++++ SUPPLIED INFORMATION ++++
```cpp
void launch_gemm_mfma(const GemmWeight &W, const half_t *A, const float *bias, const half_t *resid, half_t *C,
                      int M_pad, int epilogue, hipStream_t stream);
bool gemm256_supported(const GemmWeight &W, int M_pad);
struct GemmLnFold {
    enum : int { IN = 1, RES = 2, STATS = 4 };
    int flags = 0;
    const float4 *rows_in = nullptr;
    const half_t *waug = nullptr;
    const float4 *rows_res = nullptr;
    const unsigned *gb = nullptr;
    float2 *stats = nullptr;
};
bool launch_gemm256(const GemmWeight &W, const half_t *A, const float *bias, const half_t *resid, half_t *C, int M_pad,
                    int epilogue, hipStream_t stream, const GemmLnFold *ln = nullptr);
void launch_ln_rows_finalize(const float2 *stats, int P, int T, int H, float4 *rows, hipStream_t stream);
bool layer_tail_supported(const GemmWeight &Wo, const GemmWeight &W1, const GemmWeight &W2);
void launch_layer_tail(const GemmWeight &Wo, const GemmWeight &W1, const GemmWeight &W2, const half_t *ctx, const half_t *x,
                       const float *bo, const float *g1, const float *be1, const float *b1, const float *b2,
                       const float *g2, const float *be2, half_t *out, int M_pad, hipStream_t stream);
constexpr int MODEL_MAX_LAYERS = 12;
struct ModelLayerWeights {
    const GemmWeight *Wqkv, *Wo, *W1, *W2;
    const float *bqkv, *bo, *g1, *be1, *b1, *b2, *g2, *be2;
};
bool model_kernel_supported(const GemmWeight &Wqkv, const GemmWeight &Wo, const GemmWeight &W1, const GemmWeight &W2, int n_layer,
                            int n_head, int d_head, int max_len);
void launch_model_kernel(const ModelLayerWeights *layers, int n_layer, half_t *x, half_t *ctx, half_t *xres, const int32_t *cu_seqlens, int n_sentences,
                         int n_tokens, const int2 *groups, int n_groups, const int *n_groups_dev, int n_head, float *pooled, int max_len,
                         int *status, int pool_mode, int slots, hipStream_t stream);
bool skinny_layer_supported(const GemmWeight &Wqkv, const GemmWeight &Wo, const GemmWeight &W1, const GemmWeight &W2);
void launch_skinny_gemm(int mode, const GemmWeight &W, const half_t *A, const float *V, const float *gamma, const float *beta,
                        half_t *ln_out, const float *bias, const half_t *resid, half_t *out16, float *out32, int n_token_blocks,
                        hipStream_t stream);
void launch_skinny_layernorm(const float *v, const float *gamma, const float *beta, half_t *out, int n_token_blocks, int H,
                             hipStream_t stream);
void launch_gemm_naive(const GemmWeight &W, const half_t *A, const float *bias, const half_t *resid, half_t *C,
                       int M, int epilogue, hipStream_t stream);

void launch_embed_ln(const void *word, const void *type, const void *pos, int table_type, const float *gamma,
                     const float *beta, const int32_t *tokens, const int32_t *cu_seqlens, int n_sentences, int T,
                     int H, int n_vocab, int max_len, half_t *out, hipStream_t stream);

void launch_layernorm(half_t *x, const float *gamma, const float *beta, int T, int H, hipStream_t stream);

bool launch_attention_mfma(const half_t *qkv, const int32_t *cu_seqlens, int n_sentences, int n_head, int d_head,
                           int max_len, half_t *out, hipStream_t stream);
void launch_attention_naive(const half_t *qkv, const int32_t *cu_seqlens, int n_sentences, int n_head, int d_head,
                            int max_len, half_t *out, hipStream_t stream);

bool qkv_attention2_supported(const GemmWeight &Wqkv, int n_head, int d_head, int max_len);
int qkv_attention2_sentences_per_window(int max_len, int slots);
void launch_qkv_attention2(const GemmWeight &Wqkv, const half_t *x, const float *bias, const int32_t *cu_seqlens,
                           int n_sentences, const int2 *groups, int n_groups, const int *n_groups_dev, int max_len, int n_head,
                           int slots, half_t *out, hipStream_t stream);
void launch_build_windows(const int32_t *cu_seqlens, int n_sentences, int2 *windows, int *n_windows, int slots, hipStream_t stream);
int qkv_attention2_max_windows(int n_sentences, int n_tokens, int slots);
int window_slots();
void set_window_slots(int slots);

constexpr int POOL_CLS = 1, POOL_RAW = 2;
void launch_pool_normalize(const half_t *x, const int32_t *cu_seqlens, int n_sentences, int H, int max_len, int *status,
                           float *out, int pool_mode, hipStream_t stream);

void launch_group_pool(const float *rows, const int32_t *cu_seqlens, const int32_t *group_cu, int n_sentences, int n_groups, int H,
                       bool raw, int *status, float *out, hipStream_t stream);

constexpr int TOKEN_ROWS_NORMALIZE = 1, TOKEN_ROWS_F16 = 2;
void launch_token_rows(const void *x, bool x_is_f32, int T, int H, const int32_t *cu_seqlens, int n_sentences, int max_len, int flags,
                       void *out, hipStream_t stream);

constexpr int MAXSIM_MAX_H = 1024;
struct MaxsimArgs {
    const half_t *q, *d;
    const int32_t *qcu, *dcu, *pairs;
    float *scores;
    int n_q, n_d, H, n_pairs, mode;
};
size_t maxsim_lds_bytes(int H);
void launch_maxsim(const MaxsimArgs &a, hipStream_t stream);
void launch_f32_to_f16(const float *src, half_t *dst, size_t n, hipStream_t stream);

constexpr int MAX_HIP_DEVICES = 64;
typedef std::atomic<int> DeviceFlags[MAX_HIP_DEVICES];
inline int current_device_slot() {
    int d = 0;
    (void)hipGetDevice(&d);
    return d & (MAX_HIP_DEVICES - 1);
}
inline bool first_launch_on_device(DeviceFlags &seen) {
    std::atomic<int> &f = seen[current_device_slot()];
    int expected = 0;
    if (f.load(std::memory_order_acquire) == 2) return false;
    if (f.compare_exchange_strong(expected, 1, std::memory_order_acq_rel)) return true;
    while (f.load(std::memory_order_acquire) != 2) std::this_thread::yield();
    return false;
}
inline void mark_configured(DeviceFlags &seen) { seen[current_device_slot()].store(2, std::memory_order_release); }
template <class F>
inline void configure_once(DeviceFlags &seen, F &&opt_in) {
    if (first_launch_on_device(seen)) { opt_in(); mark_configured(seen); }
}

struct LaunchTiming { hipEvent_t start, stop; int launches; };
inline thread_local LaunchTiming *tl_launch_timing = nullptr;
#define BERT_LAUNCH(kernel, grid, block, lds, stream, ...)                                                                     \
    do {                                                                                                                      \
        if (::bert_hip::tl_launch_timing) {                                                                                   \
            ++::bert_hip::tl_launch_timing->launches;                                                                         \
            hipExtLaunchKernelGGL(kernel, grid, block, lds, stream, ::bert_hip::tl_launch_timing->start,                      \
                                  ::bert_hip::tl_launch_timing->stop, 0, __VA_ARGS__);                                        \
        } else hipLaunchKernelGGL(kernel, grid, block, lds, stream, __VA_ARGS__);                                             \
    } while (0)

void launch_f32_embed_ln(const float *word, const float *type, const float *pos, const float *gamma, const float *beta, const int32_t *tokens,
                         const int32_t *cu_seqlens, int n_sentences, int T, int H, int n_vocab, int max_len, float *out, hipStream_t stream);
void launch_f32_gemm(const float *A, const float *W, const float *bias, const float *resid, float *C, int M, int N, int K, int epilogue,
                     hipStream_t stream);
size_t f32_attention_lds_bytes(int max_len);
size_t f32_attention_lds_limit();
bool launch_f32_attention(const float *qkv, const int32_t *cu_seqlens, int n_sentences, int n_head, int d_head, int max_len, float *out,
                          hipStream_t stream);
void launch_f32_layernorm(float *x, const float *gamma, const float *beta, int T, int H, hipStream_t stream);
void launch_f32_pool_normalize(const float *x, const int32_t *cu_seqlens, int n_sentences, int H, int max_len, int *status, float *out,
                               int pool_mode, hipStream_t stream);

void launch_stage_copy(const void *mapped_src, void *dst, size_t bytes, hipStream_t stream);

void launch_f16_to_f32(const half_t *src, float *dst, size_t n, hipStream_t stream);

}
```

bert.cpp_amd/csrc/layer_tail.hip:

```cpp
#include "device.h"

namespace bert_hip {

namespace {

constexpr int LT_TILE = 16384;
#ifndef LT_ABLATE
#define LT_ABLATE 0
#endif
#ifndef LT_UPRIO
#define LT_UPRIO 1
#endif
#ifndef LT_GELU_BATCH
#define LT_GELU_BATCH 0
#endif
#ifndef LT_DMA_SPLIT
#define LT_DMA_SPLIT 1
#endif
#ifndef LT_DPRIO
#define LT_DPRIO 0
#endif

#ifdef BERT_HIP_TIMELINE
static __device__ unsigned long long g_tl_tail[256 * 512];
#define LT_STAMP(sel, i) do { const int tl_i = (i); if ((sel) && tl_i < 512) g_tl_tail[(blockIdx.x & 255) * 512 + tl_i] = __builtin_readcyclecounter(); } while (0)
#ifdef LT_FINE
#define LT_STAMP_FINE(sel, i) LT_STAMP(sel, i)
#else
#define LT_STAMP_FINE(sel, i) do { } while (0)
#endif
#else
#define LT_STAMP_FINE(sel, i) do { } while (0)
#define LT_STAMP(sel, i) do { } while (0)
#endif

struct TailArgs {
    const half_t *ctx, *x;
    const half_t *wo;
    const half_t *w1p;
    const half_t *w2p;
    const uint4 *wo_qs, *w1_qs, *w2_qs;
    const void *wo_sc, *w1_sc, *w2_sc;
    const float *bo, *g1, *be1, *b1, *b2, *g2, *be2;
    half_t *out;
    int I;
};
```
++++
TASK TO COMPLETE> Check the records above and copy each line that has the string "status".

COMPLETED EXERCISE>
                         int *status, int pool_mode, int slots, hipStream_t stream);
void launch_pool_normalize(const half_t *x, const int32_t *cu_seqlens, int n_sentences, int H, int max_len, int *status,
                       bool raw, int *status, float *out, hipStream_t stream);
void launch_f32_pool_normalize(const float *x, const int32_t *cu_seqlens, int n_sentences, int H, int max_len, int *status, float *out,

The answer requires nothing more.